BEGIN EXERCISE DATA
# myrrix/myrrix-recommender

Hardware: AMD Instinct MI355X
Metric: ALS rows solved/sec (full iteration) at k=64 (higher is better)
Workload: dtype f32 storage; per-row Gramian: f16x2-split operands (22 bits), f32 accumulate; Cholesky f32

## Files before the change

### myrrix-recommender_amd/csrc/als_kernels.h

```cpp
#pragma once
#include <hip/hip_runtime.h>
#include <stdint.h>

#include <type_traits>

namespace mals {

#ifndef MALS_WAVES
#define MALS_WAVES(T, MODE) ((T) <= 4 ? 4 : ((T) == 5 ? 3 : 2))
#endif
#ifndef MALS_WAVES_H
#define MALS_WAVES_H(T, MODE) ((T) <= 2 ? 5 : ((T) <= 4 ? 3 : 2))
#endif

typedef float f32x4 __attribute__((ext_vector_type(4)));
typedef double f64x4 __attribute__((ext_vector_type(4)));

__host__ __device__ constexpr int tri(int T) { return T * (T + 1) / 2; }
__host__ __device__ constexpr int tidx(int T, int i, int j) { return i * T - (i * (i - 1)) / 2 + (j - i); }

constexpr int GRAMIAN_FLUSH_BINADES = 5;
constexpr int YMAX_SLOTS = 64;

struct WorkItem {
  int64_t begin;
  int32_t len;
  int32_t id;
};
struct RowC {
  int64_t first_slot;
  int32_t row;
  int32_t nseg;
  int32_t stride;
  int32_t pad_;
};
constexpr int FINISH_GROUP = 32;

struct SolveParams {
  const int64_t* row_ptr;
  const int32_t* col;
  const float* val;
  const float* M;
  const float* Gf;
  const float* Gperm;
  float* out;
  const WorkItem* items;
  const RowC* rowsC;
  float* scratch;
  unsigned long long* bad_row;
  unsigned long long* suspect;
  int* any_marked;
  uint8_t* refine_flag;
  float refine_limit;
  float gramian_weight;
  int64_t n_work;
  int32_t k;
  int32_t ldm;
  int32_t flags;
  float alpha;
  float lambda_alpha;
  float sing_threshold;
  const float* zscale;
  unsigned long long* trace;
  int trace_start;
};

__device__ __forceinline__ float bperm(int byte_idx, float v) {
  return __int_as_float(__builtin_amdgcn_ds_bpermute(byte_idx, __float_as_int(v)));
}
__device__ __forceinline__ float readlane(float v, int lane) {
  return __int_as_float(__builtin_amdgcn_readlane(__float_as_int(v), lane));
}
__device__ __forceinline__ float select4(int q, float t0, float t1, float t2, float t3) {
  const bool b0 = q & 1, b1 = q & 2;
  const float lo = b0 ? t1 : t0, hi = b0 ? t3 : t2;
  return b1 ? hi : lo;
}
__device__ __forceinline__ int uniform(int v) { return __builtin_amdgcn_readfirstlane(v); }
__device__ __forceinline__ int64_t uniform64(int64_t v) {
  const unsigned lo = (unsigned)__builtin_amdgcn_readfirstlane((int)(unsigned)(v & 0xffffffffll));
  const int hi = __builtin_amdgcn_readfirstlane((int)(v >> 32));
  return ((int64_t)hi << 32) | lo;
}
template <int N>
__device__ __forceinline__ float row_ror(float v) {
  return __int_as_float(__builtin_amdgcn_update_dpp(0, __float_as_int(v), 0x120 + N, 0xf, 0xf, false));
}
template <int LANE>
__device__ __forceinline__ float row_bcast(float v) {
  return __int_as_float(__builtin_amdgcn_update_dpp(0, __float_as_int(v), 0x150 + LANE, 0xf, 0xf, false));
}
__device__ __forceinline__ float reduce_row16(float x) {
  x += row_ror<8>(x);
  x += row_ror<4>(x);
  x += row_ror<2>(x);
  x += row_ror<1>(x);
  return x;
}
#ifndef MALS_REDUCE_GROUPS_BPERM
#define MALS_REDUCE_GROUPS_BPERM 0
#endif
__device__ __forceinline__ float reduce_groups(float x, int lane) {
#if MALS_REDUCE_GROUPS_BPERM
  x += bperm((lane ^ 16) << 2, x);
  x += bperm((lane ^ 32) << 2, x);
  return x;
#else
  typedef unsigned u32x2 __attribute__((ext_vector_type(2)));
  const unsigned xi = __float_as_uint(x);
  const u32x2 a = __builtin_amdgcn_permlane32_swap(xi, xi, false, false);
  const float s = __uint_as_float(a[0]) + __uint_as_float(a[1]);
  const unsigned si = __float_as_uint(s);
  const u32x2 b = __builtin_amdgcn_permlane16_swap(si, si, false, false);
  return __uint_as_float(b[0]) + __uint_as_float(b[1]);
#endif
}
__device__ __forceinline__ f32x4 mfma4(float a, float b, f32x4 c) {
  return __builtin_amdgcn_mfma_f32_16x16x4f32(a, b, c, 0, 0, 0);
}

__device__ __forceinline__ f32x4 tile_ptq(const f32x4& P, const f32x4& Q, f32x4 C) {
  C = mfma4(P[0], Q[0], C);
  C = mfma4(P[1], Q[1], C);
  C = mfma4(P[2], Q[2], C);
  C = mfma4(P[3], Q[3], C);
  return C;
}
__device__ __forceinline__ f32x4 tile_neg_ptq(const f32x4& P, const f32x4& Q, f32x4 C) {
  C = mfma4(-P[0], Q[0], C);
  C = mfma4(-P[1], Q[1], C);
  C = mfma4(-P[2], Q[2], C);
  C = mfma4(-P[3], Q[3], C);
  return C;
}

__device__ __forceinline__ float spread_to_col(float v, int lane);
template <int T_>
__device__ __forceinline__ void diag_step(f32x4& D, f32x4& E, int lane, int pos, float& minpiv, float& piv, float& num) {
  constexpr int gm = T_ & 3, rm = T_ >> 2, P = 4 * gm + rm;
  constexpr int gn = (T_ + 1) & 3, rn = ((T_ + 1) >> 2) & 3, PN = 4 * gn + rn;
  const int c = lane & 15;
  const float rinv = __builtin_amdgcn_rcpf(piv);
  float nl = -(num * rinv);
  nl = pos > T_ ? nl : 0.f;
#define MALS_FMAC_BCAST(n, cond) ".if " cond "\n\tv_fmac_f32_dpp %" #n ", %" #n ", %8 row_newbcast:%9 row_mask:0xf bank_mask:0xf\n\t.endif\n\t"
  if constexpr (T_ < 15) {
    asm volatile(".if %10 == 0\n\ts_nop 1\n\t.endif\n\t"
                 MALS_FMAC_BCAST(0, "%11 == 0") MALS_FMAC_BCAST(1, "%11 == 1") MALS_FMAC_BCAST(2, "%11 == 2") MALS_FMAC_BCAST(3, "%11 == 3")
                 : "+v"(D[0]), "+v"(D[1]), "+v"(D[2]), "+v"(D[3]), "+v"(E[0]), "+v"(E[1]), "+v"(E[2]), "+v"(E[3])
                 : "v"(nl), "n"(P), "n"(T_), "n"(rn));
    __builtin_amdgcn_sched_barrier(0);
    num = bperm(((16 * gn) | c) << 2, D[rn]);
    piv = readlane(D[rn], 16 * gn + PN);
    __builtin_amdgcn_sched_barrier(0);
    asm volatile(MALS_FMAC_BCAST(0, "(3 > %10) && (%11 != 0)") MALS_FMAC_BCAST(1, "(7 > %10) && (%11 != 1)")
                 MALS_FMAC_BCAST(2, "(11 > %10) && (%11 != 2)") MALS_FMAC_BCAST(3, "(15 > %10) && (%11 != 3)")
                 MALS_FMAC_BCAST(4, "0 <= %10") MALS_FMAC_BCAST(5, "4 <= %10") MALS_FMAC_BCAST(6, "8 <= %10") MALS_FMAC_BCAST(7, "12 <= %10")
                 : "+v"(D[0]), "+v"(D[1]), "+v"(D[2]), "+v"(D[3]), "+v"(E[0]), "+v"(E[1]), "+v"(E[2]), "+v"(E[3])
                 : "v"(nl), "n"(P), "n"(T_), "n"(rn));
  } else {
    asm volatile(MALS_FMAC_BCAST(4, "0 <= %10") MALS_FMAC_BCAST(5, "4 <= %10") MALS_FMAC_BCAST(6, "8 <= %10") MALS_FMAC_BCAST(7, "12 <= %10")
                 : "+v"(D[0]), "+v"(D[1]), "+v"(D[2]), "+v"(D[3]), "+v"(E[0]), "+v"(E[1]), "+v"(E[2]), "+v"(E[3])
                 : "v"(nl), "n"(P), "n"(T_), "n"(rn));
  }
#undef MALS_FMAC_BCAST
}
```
END EXERCISE DATA
BEGIN EXERCISE DATA
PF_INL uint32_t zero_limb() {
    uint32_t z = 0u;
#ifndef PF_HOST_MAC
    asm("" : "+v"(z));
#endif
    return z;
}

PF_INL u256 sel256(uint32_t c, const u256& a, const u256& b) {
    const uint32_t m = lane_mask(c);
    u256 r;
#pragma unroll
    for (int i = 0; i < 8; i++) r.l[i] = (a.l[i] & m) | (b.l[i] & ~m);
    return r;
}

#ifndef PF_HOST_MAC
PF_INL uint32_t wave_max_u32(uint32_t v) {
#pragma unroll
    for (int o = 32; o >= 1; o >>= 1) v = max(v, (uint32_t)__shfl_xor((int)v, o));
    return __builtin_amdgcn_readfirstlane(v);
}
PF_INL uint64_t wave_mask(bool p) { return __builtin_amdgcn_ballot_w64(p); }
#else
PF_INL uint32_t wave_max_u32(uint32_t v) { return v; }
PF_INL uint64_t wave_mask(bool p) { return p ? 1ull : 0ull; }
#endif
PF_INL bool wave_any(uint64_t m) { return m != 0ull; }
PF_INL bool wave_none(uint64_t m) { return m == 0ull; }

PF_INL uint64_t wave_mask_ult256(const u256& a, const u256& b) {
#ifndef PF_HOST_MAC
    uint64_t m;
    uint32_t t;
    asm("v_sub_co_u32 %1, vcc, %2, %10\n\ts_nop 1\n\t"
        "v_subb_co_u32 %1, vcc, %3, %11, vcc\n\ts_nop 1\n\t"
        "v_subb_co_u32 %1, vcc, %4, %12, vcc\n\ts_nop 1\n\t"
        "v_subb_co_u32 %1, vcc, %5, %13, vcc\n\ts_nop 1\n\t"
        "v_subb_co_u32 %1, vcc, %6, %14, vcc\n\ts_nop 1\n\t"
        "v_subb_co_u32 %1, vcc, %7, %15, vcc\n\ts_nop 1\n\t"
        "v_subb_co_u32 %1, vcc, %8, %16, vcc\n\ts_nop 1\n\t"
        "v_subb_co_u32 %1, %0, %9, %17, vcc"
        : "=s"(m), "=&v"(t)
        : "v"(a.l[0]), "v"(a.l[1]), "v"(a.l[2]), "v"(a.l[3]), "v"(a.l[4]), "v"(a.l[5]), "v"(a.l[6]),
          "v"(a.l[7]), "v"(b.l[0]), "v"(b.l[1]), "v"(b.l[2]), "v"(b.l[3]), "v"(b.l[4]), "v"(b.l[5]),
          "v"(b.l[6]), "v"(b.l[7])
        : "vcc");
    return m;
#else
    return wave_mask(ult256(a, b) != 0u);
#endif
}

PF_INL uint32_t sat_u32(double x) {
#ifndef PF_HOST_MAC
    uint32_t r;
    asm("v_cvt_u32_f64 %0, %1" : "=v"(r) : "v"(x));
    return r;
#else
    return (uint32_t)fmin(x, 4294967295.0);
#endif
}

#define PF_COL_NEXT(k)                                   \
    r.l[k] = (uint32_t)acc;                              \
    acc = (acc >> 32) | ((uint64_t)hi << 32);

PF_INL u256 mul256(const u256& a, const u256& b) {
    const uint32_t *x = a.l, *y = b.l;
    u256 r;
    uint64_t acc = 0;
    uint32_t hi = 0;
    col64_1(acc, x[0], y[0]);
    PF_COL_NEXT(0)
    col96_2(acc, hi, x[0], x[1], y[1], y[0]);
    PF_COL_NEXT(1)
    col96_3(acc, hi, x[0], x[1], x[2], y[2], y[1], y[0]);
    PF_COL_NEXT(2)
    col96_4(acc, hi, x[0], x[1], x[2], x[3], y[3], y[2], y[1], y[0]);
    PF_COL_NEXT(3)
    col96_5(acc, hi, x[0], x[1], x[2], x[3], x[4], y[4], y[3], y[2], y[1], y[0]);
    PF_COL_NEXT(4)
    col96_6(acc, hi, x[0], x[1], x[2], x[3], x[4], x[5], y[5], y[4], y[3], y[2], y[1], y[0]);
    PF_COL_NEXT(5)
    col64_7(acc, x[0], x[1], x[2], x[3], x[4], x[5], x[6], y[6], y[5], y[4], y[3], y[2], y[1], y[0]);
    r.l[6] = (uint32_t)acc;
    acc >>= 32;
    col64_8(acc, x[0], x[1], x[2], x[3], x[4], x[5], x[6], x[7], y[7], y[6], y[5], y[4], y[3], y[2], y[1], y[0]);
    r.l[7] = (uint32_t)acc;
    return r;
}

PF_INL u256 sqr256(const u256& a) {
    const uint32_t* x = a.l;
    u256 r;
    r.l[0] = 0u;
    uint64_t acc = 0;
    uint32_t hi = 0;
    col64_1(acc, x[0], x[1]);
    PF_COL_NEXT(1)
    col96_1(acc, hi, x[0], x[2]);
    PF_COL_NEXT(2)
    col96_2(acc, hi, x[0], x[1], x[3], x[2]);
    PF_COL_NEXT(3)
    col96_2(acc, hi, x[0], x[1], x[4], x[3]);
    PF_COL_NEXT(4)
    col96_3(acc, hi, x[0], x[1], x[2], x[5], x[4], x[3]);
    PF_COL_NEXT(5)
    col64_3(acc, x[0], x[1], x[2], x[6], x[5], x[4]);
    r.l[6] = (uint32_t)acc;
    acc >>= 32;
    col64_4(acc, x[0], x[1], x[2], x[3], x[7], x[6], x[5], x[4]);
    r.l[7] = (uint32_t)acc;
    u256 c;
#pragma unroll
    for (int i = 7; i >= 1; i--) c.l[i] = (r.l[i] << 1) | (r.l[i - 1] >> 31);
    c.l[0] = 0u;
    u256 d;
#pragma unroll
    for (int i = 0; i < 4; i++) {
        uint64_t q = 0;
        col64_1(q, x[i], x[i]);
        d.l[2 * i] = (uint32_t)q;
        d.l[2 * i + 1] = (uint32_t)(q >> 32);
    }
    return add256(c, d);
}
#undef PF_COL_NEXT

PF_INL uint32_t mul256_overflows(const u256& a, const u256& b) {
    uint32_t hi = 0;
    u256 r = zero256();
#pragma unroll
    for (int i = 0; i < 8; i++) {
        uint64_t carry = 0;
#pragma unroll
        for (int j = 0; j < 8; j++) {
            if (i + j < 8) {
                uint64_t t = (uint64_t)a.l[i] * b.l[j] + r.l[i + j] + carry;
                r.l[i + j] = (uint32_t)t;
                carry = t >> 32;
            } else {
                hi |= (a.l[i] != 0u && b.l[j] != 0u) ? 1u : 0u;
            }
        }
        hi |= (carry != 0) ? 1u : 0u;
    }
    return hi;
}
END EXERCISE DATA
**ASSIGNMENT**. In the records above, how many lines hold "rinv"? Only the number is wanted.

**COMPLETED EXERCISE**. 2